At 8.01pm, when the "unanimous" decision to keep interest rates unchanged was announced, US indices and T-Bonds seemed to freeze, and remained so for 25 minutes.
Then we witnessed a "saloon door" sequence, with US indices gaining +1.5% (on their lows) after the start of Jerome Powell's press conference... but at 9.25pm, all hell broke loose and the S&P500 plummeted from 5,090 to 5,020, ending -0.3%, and at the day's low.

Same scenario for the Nasdaq, which in 1/2 hour went from 15,900 to 15.605 (i.e. -0.33%), in the wake of AMD -8.6% (after quarterly results just in line with expectations), Idexx Labs -5%, Nvidia -3.9%, Microchip and Broadcom (-3.5%).
Doordash plunged 12% with a loss of 6Cts/share vs. 4Cts/share expected.

Among the S&P, Norwegian Cruise and Starbucks plunged -15%.

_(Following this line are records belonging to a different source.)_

static int encoder_forward_impl(gmf_handle* h, const gmf_encoder_weights* w, const float* corr_pos, const float* src_keypts,
                                const float* tgt_keypts, const float* p_tokens, const float* q_tokens, int B, int N, int T,
                                float* logits, float* feat_n, float* feat, gmf_stream_t stream, const int* n_points) {
  if (int rc = check_weights(h, w)) return rc;
  GMF_REQUIRE(corr_pos && src_keypts && tgt_keypts && p_tokens && q_tokens && logits && feat_n, GMF_ERR_BAD_ARG,
              "encoder_forward: null pointer");
  SetDevice sd(h, stream);
  hipStream_t st = S(stream);
  const bool ragged = n_points != nullptr;
  int min_tiles = 0;
  HostTable tab;
  const HostPart<gmf::PairTab> pairs = tab.add<gmf::PairTab>(ragged ? (size_t)B : 0);
  RingTaken ring;
  if (ragged) {
    long long n_sum = 0;
    if (int rc = check_ragged_sizes(h, n_points, B)) return rc;
    if (int rc = ring_take(h, tab, &ring)) return rc;
    gmf::plan_pair_table(n_points, B, -1.0, 0, pairs.host(ring.host), &N, &n_sum, nullptr);
    min_tiles = tiles_of(*std::min_element(n_points, n_points + B));
  }
  const int L = w->num_layers;
  const int tiles = tiles_of(N), tt = tiles_of(T);
  const EncoderPlan p = plan_encoder(h->tune, w, B, N, T, L, min_tiles, cu_count());
  GMF_REQUIRE(p.fused() || !ragged, GMF_ERR_UNSUPPORTED_SHAPE,
              "encoder_forward_ragged: ragged batches run on the default path only (split-fp16 weight images, at least two layers, the "
              "compat cache, \"fused_linear\" = 1, \"scattn_variant\" = 18)");
  const size_t act = p.act, tok = p.tok;
  char* dtab;
  float *featA, *featB, *f, *q, *k, *v, *x1, *x2, *pts8, *pimg, *qimg, *f1ctx, *x1t, *imgfeat, *ctxall, *c_dense, *ff_part, *part_o,
      *part_ml;
  unsigned *v_scale, *fstat;
  if (int rc = arena_carve(h, {arena_buf(dtab, tab.bytes()), arena_buf(featA, act), arena_buf(featB, act), arena_buf(f, act),
                               arena_buf(q, act), arena_buf(k, act), arena_buf(v, act), arena_buf(x1, act), arena_buf(x2, act),
                               arena_buf(pts8, (size_t)B * tiles * 32 * 8), arena_buf(pimg, tok), arena_buf(qimg, tok),
                               arena_buf(f1ctx, tok), arena_buf(x1t, tok), arena_buf(imgfeat, tok),
                               arena_buf(ctxall, (size_t)(L > 0 ? L : 1) * tok),
                               arena_buf(v_scale, (size_t)B * tiles * 128),
                               arena_buf(fstat, (size_t)(L + 1) * B * gmf::kPvStatStride),
                               arena_buf(c_dense, p.cache_floats),
                               arena_buf(ff_part, p.max_splits == 8 ? 8 * act : 0),
                               arena_buf(part_o, p.max_splits * act),
                               arena_buf(part_ml, (size_t)p.max_splits * B * tiles * 64)}))
    return rc;
  if (int rc = ragged ? ring_upload(h, ring, dtab, st) : GMF_OK) return rc;
  const gmf::PairTab* const ptab = ragged ? pairs.dev(dtab) : nullptr;
  gmf::CompatCache cc{c_dense, nullptr, part_o, part_ml};
  cc.half = p.half;
  cc.fmt = p.fmt;
  cc.ptab = ptab;
  cc.v_scale = p.v_fp8 ? v_scale : nullptr;
  unsigned* const zero_words = p.clear_stats ? fstat : nullptr;
  const int n_zero = p.clear_stats ? (L + 1) * B * gmf::kPvStatStride : 0;
  if (p.prologue) {
    GMF_HIP(gmf::launch_pro_ctx_pts(p_tokens, w->f1_ctx_wst_h2, w->f1_ctx_vec, f1ctx, B, T, tt, src_keypts, tgt_keypts, pts8, N, st, ptab,
                                    zero_words, n_zero));
    GMF_HIP(gmf::launch_pro_fattn_compat(q_tokens, f1ctx, w->f1_attn_wst_h2, w->f1_attn_vec, x1t, B, T, tt, pts8, c_dense, N, tiles,
                                         w->sigma_d, st, ptab));
    gmf::PvGuard g0;
    if (p.guard) g0.stat_next = fstat;
    GMF_HIP(gmf::launch_pro_ff_front(x1t, w->f1_ff_wst_h2, w->f1_ff_vec, imgfeat, B, tt, part_o, p.f1_ff_hs, corr_pos, w->front_wst_h2,
                                     w->front_vec, f, q, k, v, N, tiles, st, ptab, g0));
    if (p.f1_ff_hs > 1) GMF_HIP(gmf::launch_ff_reduce_h2(part_o, x1t, w->f1_ff_vec, imgfeat, B, tt, p.f1_ff_hs, st));
    GMF_HIP(gmf::launch_ctx_prep_h2(true, imgfeat, w->ctx_wst_h2, w->ctx_vec, ctxall, B, T, tt, L, w->ctx_wst_stride, w->ctx_vec_stride, st));
  } else {
    if (p.f1_h2) {
      GMF_HIP(gmf::launch_ctx_prep_h2(false, p_tokens, w->f1_ctx_wst_h2, w->f1_ctx_vec, f1ctx, B, T, tt, 1, 0, 0, st, true));
      GMF_HIP(gmf::launch_fusion_attn_h2(false, q_tokens, f1ctx, w->f1_attn_wst_h2, w->f1_attn_vec, x1t, B, T, tt, T, tt, st, true));
      GMF_HIP(gmf::launch_fusion_ff_h2(x1t, w->f1_ff_wst_h2, w->f1_ff_vec, imgfeat, B, tt, st, part_o, p.f1_ff_hs));
    } else {
      GMF_HIP(gmf::launch_pack_p32(p_tokens, pimg, B, T, kC, (long)T * kC, kC, 1, st));
      GMF_HIP(gmf::launch_pack_p32(q_tokens, qimg, B, T, kC, (long)T * kC, kC, 1, st));
      GMF_HIP(gmf::launch_ctx_prep(false, pimg, w->f1_ctx_wst, w->f1_ctx_vec, f1ctx, B, T, tt, 1, 0, 0, st));
      GMF_HIP(gmf::launch_fusion_attn(false, qimg, f1ctx, w->f1_attn_wst, w->f1_attn_vec, x1t, B, T, tt, T, tt, st));
      GMF_HIP(gmf::launch_fusion_ff(x1t, w->f1_ff_wst, w->f1_ff_vec, imgfeat, B, tt, st));
    }
    if (L > 0) {
      if (p.form != EncoderPlan::kFp32) GMF_HIP(gmf::launch_ctx_prep_h2(true, imgfeat, w->ctx_wst_h2, w->ctx_vec, ctxall, B, T, tt, L,
                                                                         w->ctx_wst_stride, w->ctx_vec_stride, st));
      else GMF_HIP(gmf::launch_ctx_prep(true, imgfeat, w->ctx_wst, w->ctx_vec, ctxall, B, T, tt, L, w->ctx_wst_stride,
                                        w->ctx_vec_stride, st));
    }
    GMF_HIP(gmf::launch_pack_pts8(src_keypts, tgt_keypts, pts8, B, N, st, ptab, zero_words, n_zero));
    if (p.cache) GMF_HIP(gmf::launch_compat_build(pts8, c_dense, B, N, tiles, w->sigma_d, p.fmt, st, ptab));
  }

  float* cur = featA;
  float* nxt = featB;
  if (p.fused()) {
    if (!p.prologue) {
      gmf::PvGuard g0;
      if (p.guard) g0.stat_next = fstat;
      GMF_HIP(gmf::launch_front_h2(3, p.front_split, corr_pos, w->front_wst_h2, w->front_vec, f, q, k, v, B, N, tiles, st, ptab, nullptr, g0));
    }
    for (int l = 0; l < L; ++l) {
      cc.guard = gmf::PvGuard{};
      if (p.guard) cc.guard = gmf::PvGuard{fstat + (size_t)l * B * gmf::kPvStatStride, w->pv_guard + l, fstat + (size_t)(l + 1) * B * gmf::kPvStatStride};
      const float* fw = w->front_wst_h2 + (size_t)l * w->front_wst_stride;
      const float* fv = w->front_vec + (size_t)l * w->front_vec_stride;
      const float* aw = w->attn_wst_h2 + (size_t)l * w->attn_wst_stride;
      const float* av = w->attn_vec + (size_t)l * w->attn_vec_stride;
      const float* ffw = w->ff_wst_h2 + (size_t)l * w->ff_wst_stride;
      const float* ffv = w->ff_vec + (size_t)l * w->ff_vec_stride;
      const float* ctx_l = ctxall + (size_t)l * tok;
      const bool last = (l + 1 == L);
      cc.tail_wst_h2 = w->tail_wst_h2 + (size_t)l * w->tail_wst_stride;
      cc.next_wst_h2 = last ? nullptr : w->front_wst_h2 + (size_t)(l + 1) * w->front_wst_stride;
      cc.next_bias = last ? nullptr : w->front_vec + (size_t)(l + 1) * w->front_vec_stride;
      if (p.form == EncoderPlan::kLinear) {
        cc.qf_img = p.q_in_attn ? f : nullptr;
        cc.qw_wst = p.q_in_attn ? fw + 4 * kTileFloats : nullptr;
        cc.qw_bias = p.q_in_attn ? fv + kC : nullptr;
        GMF_HIP(gmf::launch_linear_h2(p.roles, f, fw, fv, ctx_l, aw, av, ffw, ffv, p.q_in_attn ? nullptr : q, k, v, x2, B, N, tiles, T, tt,
                                      st, p.one_product, ptab, cc.v_scale, cc.guard));
      } else if (p.form == EncoderPlan::kSmall3) {
        GMF_HIP(gmf::launch_small_front_fattn(f, fw, fv, ctx_l, aw, av, q, k, v, x1, B, N, tiles, T, tt, st, cc.v_scale, cc.guard,
                                              h->tune.small_fattn_tile, ptab));
        hipEvent_t e0 = nullptr, e1 = nullptr;
        if (int rc = prof_begin(h, st, &e0, &e1)) return rc;
        GMF_HIP(gmf::launch_small_attn_ff_merge(q, k, v, x1, ffw, ffv, ff_part, p.ff_hs, w->tail_vec + (size_t)l * w->tail_vec_stride,
                                                last ? cur : f, B, N, tiles, p.attn_ks, st, &cc, h->tune.small_merge_tile));
        if (e1) GMF_HIP(hipEventRecord(e1, st));
        continue;
      } else {
        GMF_HIP(gmf::launch_front_h2(2, p.front_split, f, fw, fv, f, q, k, v, B, N, tiles, st, nullptr, cc.v_scale, cc.guard));
        GMF_HIP(gmf::launch_fusion_attn_h2(true, f, ctx_l, aw, av, x1, B, N, tiles, T, tt, st));
        GMF_HIP(gmf::launch_fusion_ff_h2(x1, ffw, ffv, x2, B, tiles, st, part_o, p.ff_hs));
      }
      if (int rc = run_scattn(h, w, p, l, q, k, v, pts8, x2, last ? cur : f, B, N, st, nullptr, cc)) return rc;
    }
    GMF_HIP(gmf::launch_head(cur, w->head_wst, w->head_vec, logits, feat_n, feat, B, N, tiles, st, h->status_dev, ptab,
                             p.guard ? fstat : nullptr, p.guard ? w->pv_guard : nullptr, L));
    return GMF_OK;
  }
  if (L == 0) {
    GMF_HIP(gmf::launch_front(1, corr_pos, w->front_wst, w->front_vec, cur, q, k, v, B, N, tiles, st));
  }
  for (int l = 0; l < L; ++l) {
    const float* in = (l == 0) ? corr_pos : cur;
    if (p.form == EncoderPlan::kStages)
      GMF_HIP(gmf::launch_front_h2(l == 0 ? 1 : 0, p.front_split, in, w->front_wst_h2 + (size_t)l * w->front_wst_stride,
                                   w->front_vec + (size_t)l * w->front_vec_stride, f, q, k, v, B, N, tiles, st));
    else GMF_HIP(gmf::launch_front(l == 0 ? 1 : 0, in, w->front_wst + (size_t)l * w->front_wst_stride,
                                   w->front_vec + (size_t)l * w->front_vec_stride, f, q, k, v, B, N, tiles, st));
    cc.tail_wst_h2 = w->tail_wst_h2 ? w->tail_wst_h2 + (size_t)l * w->tail_wst_stride : nullptr;
    if (int rc = run_block_tail(h, w, p, l, f, q, k, v, pts8, ctxall + (size_t)l * tok, x1, x2, nxt, B, N, T, st, nullptr, cc)) return rc;
    float* t = cur; cur = nxt; nxt = t;
  }
  GMF_HIP(gmf::launch_head(cur, w->head_wst, w->head_vec, logits, feat_n, feat, B, N, tiles, st, h->status_dev));
  return GMF_OK;
}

In the most eagerly awaited event of the day, the FED notes that growth remains "rapid" ("solid pace") and that job creation and consumption remain robust ("at a high level"), while inflation has stopped falling and there have been no signs of improvement in recent months.
The FED also decided to reduce the pace of its quantitative tightening (or "QT") from $60bn/month to $25bn/month (vs. the anticipated $30bn/month), while MBS resales remained unchanged at -$35bn/month.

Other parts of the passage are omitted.